# Custom Crate for Minivan



## Patrick Murray (Mar 27, 2006)

I'm looking for a company that can build a crate that will fit into the back of our minivan and hold two and possibly 3 dogs. Do you know of any? Thanks.


----------



## Mike Schoonbrood (Mar 27, 2006)

www.kustomkrates.com are the nicest I have found. Hands down.

There is also a metal shop in downtown Orlando that can probably build you anything you want if you show them pictures of what exactly you're looking for, but I have no experience with them as far as crates go.

I forget what they are called, but I remember they are off West Kaley St somewhere in one of those side streets, S Westmoreland Dr, S Paramore Ave or one of those areas. I thought they were called "The Metal Shop" or something to that effect but I can't find them in the Yellow Pages....

There's also a car place that does hotrods and modified cars near the Ocoee courthouse aruond the W Story Road area that told me they could build me crates, might be worth a talking to. I forget their name too, but I dont think there's too many performance car specialists within a block or so from the courthouse 

There's always American Aluminum in Perry FL, but I won't ever have them make me another crate again. The crates come to you completely unfinished and they forget half the specifications you gave them :roll:

Next time I'll just bite the bullet and have Kustom Krates make me something.


----------



## Howard Gaines III (Dec 26, 2007)

Patrick I am making my own. Go to a farm and track supply store and get goat/sheep fence panels. They are approximately 40" tall and 16' long. You can cut and weld or use cable clamps & zip ties to join them together. The end result is something MUCH stronger than any crate you buy at a pet store. Time line: about 3 hours. A nice Saturday project!


----------



## Nancy Jocoy (Apr 19, 2006)

I had some in my SUV that I made from "Gridwall" that was zip tied together with a LOT of zip ties. 
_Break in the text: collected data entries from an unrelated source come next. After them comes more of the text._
+      const uint32_t nfull = m_full == ~0ull ? 64u : (uint32_t)__builtin_ctzll(~m_full);
+      const uint32_t nc = nfull == 64u ? 256u : 4u * nfull + rdlane(cnt, (int)nfull);
+      if (nc == 0) break;
+      if (ms_k - ms_out + nc + v_pos + 72u > OUT_CAP && !flush_stage()) { err = 1; break; }
+      uint8_t* dstb = outb + (ms_k - ms_out) + 4u * (uint32_t)lane;
+      const uint32_t mine = nc > 4u * (uint32_t)lane ? min(4u, nc - 4u * (uint32_t)lane) : 0u;
+      if (mine > 0) dstb[0] = (uint8_t)y;
+      if (mine > 1) dstb[1] = (uint8_t)(y >> 8);
+      if (mine > 2) dstb[2] = (uint8_t)(y >> 16);
+      if (mine > 3) dstb[3] = (uint8_t)(y >> 24);
+      const uint32_t ll = (nc - 1u) >> 2;
+      ms_k += nc;
+      pos = rdlane(e_last, (int)ll);
+      ms_ff = ((rdlane(y, (int)ll) >> (8u * ((nc - 1u) & 3u))) & 0xFFu) == 0xFFu ? 1u : 0u;
+    }
+    return pos;
+  };
+  auto ms_windows_full = [&](uint32_t base, uint32_t T) __attribute__((always_inline)) -> uint32_t {
+    uint32_t pos = base;
+    for (;;) {
+      if (pos + (ms_ff ? 7u : 8u) + 8u * 255u > T) break;
+      const uint32_t start = pos + 32u * (uint32_t)lane;
+      const uint32_t n = __funnelshift_r(L.ms[start >> 5], L.ms[(start >> 5) + 1u], start & 31u);
+      uint32_t y, k, p7, nl, used, ff;
+      ms_resolve(n, y, k, p7, nl, used, ff);
+      if (ms_k - ms_out + 4u * nl + v_pos + 72u > OUT_CAP && !flush_stage()) { err = 1; break; }
+      if ((uint32_t)lane < nl) __builtin_memcpy(outb + (ms_k - ms_out) + 4u * (uint32_t)lane, &y, 4);
+      ms_k += 4u * nl;
+      pos += used;
+      ms_ff = ff;
+    }
+    return pos;
+  };
+#else
   auto ms_windows = [&](uint32_t base, uint32_t T, bool flush) __attribute__((always_inline)) -> uint32_t {
     uint32_t pos = base;
     for (;;) {
@@ -767,6 +858,91 @@
     }
     return pos;
   };
+#endif
+#if ENC_STUFF_WHOLE & 2
+  constexpr uint32_t VB = ENC_VLC_LANE_BYTES;
+  static_assert(VB == 1 || VB == 2, "one or two VLC bytes per lane");
+  static_assert(ENC_STUFF_MAX <= 8 && 8 * 127 + 8 * 240 + 64 <= 32 * PVLC_WORDS, "the shift a lane's load allows for; pending bytes plus a step");
+  auto vlc_resolve = [&](uint32_t q, uint32_t back, uint32_t& o, uint32_t& k, uint32_t& p0, uint32_t& s1, uint32_t& nl, uint32_t& used) __attribute__((always_inline)) {
+    k = 0u; p0 = 0u; nl = 64u;
+    uint64_t open = ~0ull;
+    uint32_t it = 0;
+    for (;; ++it) {
+      const uint32_t x = q >> (back - k);
+      const uint32_t b0 = x & 0xFFu, o0 = p0 ? 0x7Fu : b0;
+      uint32_t last = o0;
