struct afq_handle {
    int device = 0;
    hipStream_t stream = nullptr;
    std::string err;
    DevMem mem;

    int kind = 0;
    int M = 0, K = 0, na = 0, nb = 0, nt = 0;
    double ecore = 0.0;
    double *hs_pot = nullptr;
    bool hs_sym = false;
    double *L_full = nullptr;
    int2 *hs_pair = nullptr;
    int hs_cplx = 0;
    double *hs_pot_im = nullptr;
    int2 *hs_pair_im = nullptr;
    long ld_hs_im = 0;
    cplx *L_full_c = nullptr;
    long ld_hs = 0, ld_rc = 0;
    bool rchol_real = true;
    double *rchol_re = nullptr;
    double *rchol_im = nullptr;
    double *rchol_frag[2] = {nullptr, nullptr};
    double *rchol_frag_im[2] = {nullptr, nullptr};
    void *atil[2] = {nullptr, nullptr};
    bool atil_unavailable = false;
    bool rchol_same = false;
    int exx_mode = 0;
    cplx *exq_y = nullptr;
    size_t exq_y_len = 0;
    cplx *H1 = nullptr;
    cplx *rH1 = nullptr;
    double U = 0.0;
    int nq = 0;
    int64_t nnzA = 0, nnzB = 0;
    int64_t *iA_colptr = nullptr, *iA_row = nullptr; cplx *iA_val = nullptr;
    int64_t *iB_colptr = nullptr, *iB_row = nullptr; cplx *iB_val = nullptr;
    int64_t *iA_rowptr = nullptr, *iA_col = nullptr; cplx *iA_rval = nullptr;
    int64_t *iB_rowptr = nullptr, *iB_col = nullptr; cplx *iB_rval = nullptr;
    int ell_len = 0; int *ell_row = nullptr; cplx *ell_val = nullptr;
    int ueg_nrows = 0; int *ueg_rmap = nullptr; int *ueg_rows = nullptr;
    int *ueg_kp = nullptr, *ueg_pm = nullptr, *ueg_koff = nullptr, *ueg_poff = nullptr;
    int64_t *kpq_off = nullptr, *kpq_i = nullptr, *kpq_kpq = nullptr;
    int64_t *pmq_off = nullptr, *pmq_i = nullptr, *pmq_pmq = nullptr;
    double *vqvec = nullptr; double vol = 1.0; double *H1diag = nullptr;
    void *ueg_fast = nullptr;
    int *sf_kp = nullptr, *sf_pm = nullptr, *sf_order = nullptr;
    int sf_nlong = 0;
    cplx *sf_ws = nullptr, *sf_two = nullptr;
    size_t sf_ws_len = 0, sf_two_len = 0;

    bool have_trial = false;
    cplx *psi = nullptr;
    cplx *psic = nullptr;
    cplx *psicT = nullptr;
    long psi_stride = 0;
    bool psi_real = false;
    bool psi_closed = false;
    unsigned long long *closed_bad = nullptr;
    unsigned long long closed_epoch = 0;
    unsigned long long closed_epoch_pub = 0;
    bool exx_open_hint = false;
    int *closed_w = nullptr;
    size_t closed_w_n = 0;
    bool closed_large = false;

    struct DetOps {
        cplx *psi = nullptr, *psic = nullptr, *rH1 = nullptr;
        double *rchol_re = nullptr, *rchol_im = nullptr;
        double *rchol_frag[2] = {nullptr, nullptr}, *rchol_frag_im[2] = {nullptr, nullptr};
        void *atil[2] = {nullptr, nullptr};
        bool rchol_same = false;
        GreensCache::Stamp vbias_stamp;
    };
    int ndet = 1, cur_det = 0;
    std::vector<DetOps> dets = std::vector<DetOps>(1);
    cplx *coeffs = nullptr;
    cplx *detd = nullptr;
    cplx *detd_a = nullptr;
    cplx *detw = nullptr;
    cplx *ghalf_all = nullptr;
// ... 245 lines not shown
    }
}

struct PhaseTimer {
    afq_handle *h; int slot;
    PhaseTimer(afq_handle *h_, int s) : h(h_), slot(s) {
        if (h->timers_on) hipEventRecord(h->ev0, h->stream);
    }
    ~PhaseTimer() {
        if (h->timers_on) {
            hipEventRecord(h->ev1, h->stream);
            hipEventSynchronize(h->ev1);
            float ms = 0; hipEventElapsedTime(&ms, h->ev0, h->ev1);
            h->t_ms[slot] += ms;
        }
    }
};

template <class T> struct Lent {
    T &slot; T saved;
    Lent(T &s, T v) : slot(s), saved(s) { slot = v; }
    ~Lent() { slot = saved; }
    Lent(const Lent &) = delete;
    Lent &operator=(const Lent &) = delete;
};

struct KernelTrace {
    afq_handle *h; int kind, idx;
    KernelTrace(afq_handle *h_, int k) : h(h_), kind(k), idx(-1) {
        if (!(h->ktrace_mask >> k & 1) || h->ktrace_used[k] >= 4096) return;
        if (h->ktrace_seen[k]++ % h->ktrace_stride[k]) return;
        idx = h->ktrace_used[k];
        std::vector<hipEvent_t> &ev = h->ktrace_ev[k];
        while ((int)ev.size() < 2 * idx + 2) { hipEvent_t e; hipEventCreate(&e); ev.push_back(e); }
        hipEventRecord(ev[2 * idx], h->stream);
    }
    ~KernelTrace() {
        if (idx < 0) return;
        hipEventRecord(h->ktrace_ev[kind][2 * idx + 1], h->stream);
        h->ktrace_used[kind] = idx + 1;
    }
};
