struct EnvVal {
    const char* text;
    bool off() const { return text && text[0] == '0'; }
    int force() const { return text ? text[0] == '1' : -1; }
    double num(double dflt) const { return text ? atof(text) : dflt; }
// ... 272 lines not shown
    void* base = nullptr;
    size_t bytes = 0;
    uint64_t* key = nullptr;
    uint32_t* perm = nullptr;
    uint64_t* pms = nullptr;
    uint32_t* km32 = nullptr;
    uint32_t* bucket = nullptr;
    hipStream_t built_on = nullptr; hipEvent_t ready = nullptr;
    ~IndexStore();
};

inline IndexStore::~IndexStore() {
    if (ready) { (void)hipEventSynchronize(ready); (void)hipEventDestroy(ready); }
    if (ctx) ctx->pool_release(base, bytes); else if (base) (void)hipFree(base);
}

constexpr uint32_t PROBE_SLOTS = 5;
constexpr uint32_t PROBE_EMPTY = 0xFFFFFFFFu;
struct ProbeLine { uint32_t k[PROBE_SLOTS]; uint32_t pad; uint2 v[PROBE_SLOTS]; };
static_assert(sizeof(ProbeLine) == 64, "one probe line = one 64-byte cache line");
struct ProbeStore {
    psk_ctx* ctx = nullptr;
    void* base = nullptr;
    size_t bytes = 0;
    ~ProbeStore() { if (ctx) ctx->pool_release(base, bytes); else if (base) (void)hipFree(base); }
};

struct SketchStore {
    psk_ctx* ctx = nullptr;
    void* base = nullptr;
    size_t bytes = 0, mbytes = 0;
    uint32_t* seed_kmer = nullptr;
    uint32_t* seed_pos = nullptr;
    uint32_t* seed_meta = nullptr;
    uint64_t* seed_pm = nullptr;
    uint64_t* markers = nullptr;
    uint32_t* contig_seed_start = nullptr;
    void* mbase = nullptr;
    ~SketchStore() {
        if (ctx) { ctx->pool_release(base, bytes); ctx->pool_release(mbase, mbytes); }
        else { if (base) (void)hipFree(base); if (mbase) (void)hipFree(mbase); }
    }
};

struct SketchDesc {
    const uint32_t* key; const uint64_t* pms; const uint32_t* perm; const uint32_t* bucket;
    const uint32_t* pos; const uint32_t* meta; const uint32_t* seed_pos_base; const uint32_t* contig_start;
    const uint32_t* kmer;
    uint64_t total_len;
    uint32_t n;
    uint32_t bshift, rows;
    uint32_t n_contigs;
    float lenq[3];
    uint32_t tab_lines;
    const ProbeLine* tab;
};

struct SmallVecU32 {
    uint32_t inl[4]; uint32_t* p = inl; uint32_t n = 0, cap = 4;
    SmallVecU32() = default;
    SmallVecU32(const SmallVecU32&) = delete; SmallVecU32& operator=(const SmallVecU32&) = delete;
    ~SmallVecU32() { if (p != inl) delete[] p; }
    void grow(size_t c) {
        if (c <= cap) return;
        const size_t nc = c > 2 * (size_t)cap ? c : 2 * (size_t)cap;
        uint32_t* q = new uint32_t[nc];
        memcpy(q, p, 4 * (size_t)n);
        if (p != inl) delete[] p;
        p = q; cap = (uint32_t)nc;
    }
    size_t size() const { return n; }
    bool empty() const { return n == 0; }
    uint32_t& operator[](size_t i) { return p[i]; }
    const uint32_t& operator[](size_t i) const { return p[i]; }
    const uint32_t* begin() const { return p; }
    const uint32_t* end() const { return p + n; }
    void push_back(uint32_t v) { grow((size_t)n + 1); p[n++] = v; }
    void resize(size_t c) { grow(c); for (size_t i = n; i < c; i++) p[i] = 0; n = (uint32_t)c; }
    void assign(size_t c, uint32_t v) { grow(c); for (size_t i = 0; i < c; i++) p[i] = v; n = (uint32_t)c; }
    template <class It> void assign(It a, It b) { const size_t c = (size_t)(b - a); grow(c); for (size_t i = 0; i < c; i++) p[i] = (uint32_t)a[i]; n = (uint32_t)c; }
    SmallVecU32& operator=(const std::vector<uint32_t>& v) { assign(v.begin(), v.end()); return *this; }
};

struct psk_sketch {
    psk_ctx* ctx = nullptr;
    psk_params params{};
    std::shared_ptr<SketchStore> store;
    uint64_t seed_off = 0, n_seeds = 0;
    uint64_t marker_off = 0, n_markers = 0;
    uint64_t contig_off = 0;
    SmallVecU32 contig_len;
    SmallVecU32 contig_seed_start;
    uint64_t total_len = 0;
    bool has_seeds = true;
    void len_quantiles(float out[3]) const {
        out[0] = out[1] = out[2] = 0.f;
        if (contig_len.empty()) return;
        if (contig_len.size() == 1) { out[0] = out[1] = out[2] = (float)contig_len[0]; return; }
        std::vector<uint32_t> v(contig_len.begin(), contig_len.end());
        std::sort(v.begin(), v.end());
        const size_t n = v.size();
        out[0] = (float)v[std::min(n - 1, n * 9 / 10)]; out[1] = (float)v[std::min(n - 1, n / 2)]; out[2] = (float)v[std::min(n - 1, n / 10)];
    }
    mutable uint64_t visit = 0;
    mutable std::shared_ptr<IndexStore> idx;
    mutable uint64_t idx_off = 0;
    mutable uint64_t idx_boff = 0;
    mutable uint32_t idx_bshift = 0;
    mutable std::shared_ptr<ProbeStore> ptab;
    mutable uint64_t ptab_off = 0;
    mutable uint32_t ptab_lines = 0;
};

The dog that ripped open a standard wire crate in 10 minutes did not scratch this one in over an hour. But they are heavy for permenant use.

[just using standard crates in my truck so I can move them around and out when I need the truck for other things - silly husband thinks we can use it for other stuff - I say lets buy a trailer for other things]


----------



## Al Curbow (Mar 27, 2006)

The guy at kustom krates does very nice work. I spent the money on my crate and feel it was well worth it.


----------



## Kristina Senter (Apr 4, 2006)

Dave Blosser custom makes crates that look really nice and are much cheaper than Kustom Krates. His website is www.tristatek9.com, I plan to have him make my next crate.


----------



## Patrick Murray (Mar 27, 2006)

Thanks all!


----------



## Chris Michalek (Feb 13, 2008)

I just bought five from Owens directly. They are the same ones that dog sport gear and activedogs sell and I got them for about 1/2 the price. There is nothing out there that can compete quality wise. Design wise I feel Dave Blosser at tristatek9.com has it right.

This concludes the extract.